– Вот доставил на твое усмотрение штаб боевого участка. Махно даже не оглянулся в сторону арестованных:
– Что ж, всех расстреляем.
В разговор вмешался Уралов, анархист из культпросветотдела, знавший Дыбеца еще по Бердянску:
– Как же расстрелять, когда там Дыбецы? Он и она.
– А, Дыбецы! – вскрикнул Махно. – Ну-ка, дай его сюда!
– Известно ли тебе, что я теперь коммунистов расстреливаю, так как объявлен вне закона?
– Известно.
– Ну так вот что. Рука у меня не поднимается на этого старого ренегата. Может быть, это моя слабость, но я его не расстреляю. И приказываю, чтобы волос с его головы не упал в расположении моих войск… Слыхали? (5, 127).
Как воспринимать слова Дыбеца относительно того, что Махно расстреливал коммунистов, не совсем ясно: осенью 1919 года коммунистов в махновской армии было много, двое были членами Реввоенсовета, но летом, по горячим следам «отлучения», возбужденный происходящим, Махно мог, конечно, и расстрелять несколько человек. Достоверных данных на этот счет нет, несмотря на то, что расстрел во время Гражданской войны был делом совершенно заурядным; это была универсальная, принятая во всех армиях форма наказания, едва ли не единственная. Несмотря на слова Махно, заступничество Волина и Уралова, вопрос об участи пленников поднимался еще не раз: крестьяне-командиры Повстанческой армии были озлоблены на большевиков и хотели крови. Дыбец вместе с женой был посажен под замок и в конце концов представлен на суд Реввоенсовета Повстанческой армии, где большинством голосов был приговорен, по скромной логике того времени, к расстрелу.

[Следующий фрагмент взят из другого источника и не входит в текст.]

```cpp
extern "C" int csk_tcn_stage_wino_ext_f32(const float *y, const float *w, const float *x_res, const float *w_res, const float *bias,
                                          float *out, int n_seg, int c, int c_out, int t_in, int V, int k, int stride, int pad,
                                          int res_mode, int c_res, int t_res, int res_off, int relu, const float *w_wino_ext,
                                          void *stream) {
    int rc = -2;
    if (stride == 1)
        rc = tcn_stage_wino_launch(y, w_wino_ext, nullptr, bias, out, n_seg, c, c_out, t_in, V, k, stride, pad, res_mode, c_res,
                                   t_res, res_off, relu, stream, true);
    else if (stride == 2)
        rc = tcn_stage_wino_s2_launch(y, w_wino_ext, x_res, w_res, bias, out, n_seg, c, c_out, t_in, V, k, stride, pad, res_mode,
                                      c_res, t_res, res_off, relu, stream);
    if (rc != -2) return rc;
    return csk_tcn_stage_f32(y, w, x_res, w_res, bias, out, n_seg, c, c_out, t_in, V, k, stride, pad, res_mode, c_res, t_res,
                             res_off, relu, stream);
}
```

Before: 4158.

## Add 128x64 Winograd TCN tile variant with 2x2 wave layout

Adds an MW=2 variant of the stride-1 and stride-2 Winograd temporal-conv kernels. Each block covers 128 output channels by 64 positions, with waves arranged 2x2 instead of 1x4, and new weight and input staging structs sized for the taller tile. A heuristic uses it by default for stride-2 stages, and for stride-1 stages when the narrower position tile wastes less padding. The aim is more reuse of the input B-tile across output channels and less tail waste on the position axis. The cost is a larger LDS weight footprint, fewer blocks in flight, and more template instantiations.

Result: faster. 4268 (median of 6 runs) (+2.7%).

```diff
diff --git a/continual-skeletons_amd/csrc/tcn_wino.hip b/continual-skeletons_amd/csrc/tcn_wino.hip
--- a/continual-skeletons_amd/csrc/tcn_wino.hip
+++ b/continual-skeletons_amd/csrc/tcn_wino.hip
@@ -1,3 +1,5 @@
+#include <type_traits>
+
 #include "mfma_core.h"
 #include "tcn_params.h"
 
@@ -7,8 +9,8 @@
 constexpr int WNT = 128;
 constexpr int WTAPS = 12;
 
-template <int VT>
-constexpr int wino_ldb() { return ((2 * ((WNT + VT - 2) / VT) + 10) * VT + 3) / 4 * 4; }
+template <int VT, int MW = 1>
+constexpr int wino_ldb() { return ((2 * ((WNT / MW + VT - 2) / VT) + 10) * VT + 3) / 4 * 4; }
 
 struct WStage12x64 {
     unsigned goff0, loff0, gstride;
@@ -25,25 +27,58 @@
 #pragma unroll
         for (int u = 0; u < 6; ++u) issue_slot(u, chunk_base);
     }
+    template <int G>
+    __device__ __forceinline__ void issue_part(const float *__restrict__ chunk_base) {
+        issue_slot(2 * G, chunk_base);
+        issue_slot(2 * G + 1, chunk_base);
+    }
     __device__ __forceinline__ void commit(float *__restrict__ Wl) const {
 #pragma unroll
         for (int u = 0; u < 6; ++u) *reinterpret_cast<f32x4 *>(Wl + u * (NTHREADS * 4) + loff0) = v[u];
     }
 };
 
-template <int VT, int G>
+template <int NT>
+struct WStageNx128 {
+    unsigned goff0, loff0, gstride;
+    f32x4 v[NT];
+    __device__ __forceinline__ void setup(int Cpad, int Mpad, int tid) {
+        goff0 = 4u * (unsigned)((tid >> 5) * Mpad + (tid & 31) * 4);
+        loff0 = (unsigned)(tid * 4);
+        gstride = (unsigned)(Cpad * Mpad);
+    }
+    __device__ __forceinline__ void issue_slot(int u, const float *__restrict__ chunk_base) {
+        v[u] = *reinterpret_cast<const f32x4 *>(reinterpret_cast<const char *>(chunk_base + (size_t)u * gstride) + goff0);
+    }
+    __device__ __forceinline__ void issue(const float *__restrict__ chunk_base) {
+#pragma unroll
+        for (int u = 0; u < NT; ++u) issue_slot(u, chunk_base);
+    }
+    template <int G>
+    __device__ __forceinline__ void issue_part(const float *__restrict__ chunk_base) {
+        constexpr int lo = NT == 13 ? (G == 0 ? 0 : 3 * G + 1) : 4 * G, hi = NT == 13 ? 3 * G + 4 : 4 * G + 4;
+#pragma unroll
+        for (int u = lo; u < hi; ++u) issue_slot(u, chunk_base);
+    }
+    __device__ __forceinline__ void commit(float *__restrict__ Wl) const {
+#pragma unroll
+        for (int u = 0; u < NT; ++u) *reinterpret_cast<f32x4 *>(Wl + u * (KC * 128) + loff0) = v[u];
+    }
+};
+
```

«Когда проголосовали, Махно долго молчал, а потом сказал:
– Нет, не дам его расстрелять. Таких людей нельзя расстреливать» (5, 132). Дыбец предполагал, что на вынесение этого вердикта повлиял телефонный разговор Махно с Федько: последний вроде бы поклялся, что, если пленники будут расстреляны, ни один махновец не будет пощажен частями Южной группы. Это, конечно, смешно. Во-первых, на пощаду красных махновцы давно не рассчитывали. Во-вторых, командование Южной группы Красной армии само боялось, как бы остатки ее не переметнулись к Махно, так что подобных угроз Махно опасаться было нечего. Правда, его телеграмма в Москву об убийстве Григорьева дает нам основания думать, что поначалу он еще ждал – не «прощения», конечно, поскольку виноватым он себя не чувствовал, – а, скажем так, примирения, за которым последовало бы восстановление его в правах и в командной должности. Во всяком случае, он нащупывал контакт. Ко времени же бунта 58-й положение изменилось: Москва ответа не дала, большевики бросали Украину. Махно с каждым днем крепчал, и пробравшиеся к нему из Харькова анархисты «Набата» говорили, что все это – только начало новой, подлинно народной революции на Украине. Поэтому тон разговоров Махно с большевиками изменился.
А. Кривошеее интересно вспоминает, что, когда решался вопрос об отходе на север Южной группы И. Э. Якира (то есть 45-й, 47-й и остатков 58-й дивизий), решено было попытаться договориться с Махно, чтобы он не трогал отступающие войска и вообще, быть может, склонился бы действовать заодно с красными, пока на Украине такое дело. Знавший Махно В. П. Затонский (тот самый, что выписывал когда-то батьке липовый паспорт на Украину) сказал, что в таких переговорах участвовать не будет и за последствия объединения красных частей с Махно ответственности на себя не возьмет.
На переговоры поехал политком 45-й дивизии Голубенко. Со станции Голта он дозвонился до Махно и изложил предложение красного командования. Махно выслушал Голубенко. Махно сказал: «Вы обманули Украину, а главное, расстреляли моих товарищей в Гуляй-Поле, ваши остатки все равно перейдут ко мне, и посему я с вами со всеми, в особенности ответственными работниками, поступлю так же, как вы с моими товарищами в Гуляй-Поле, а затем будем разговаривать о совместных действиях» (37, 201).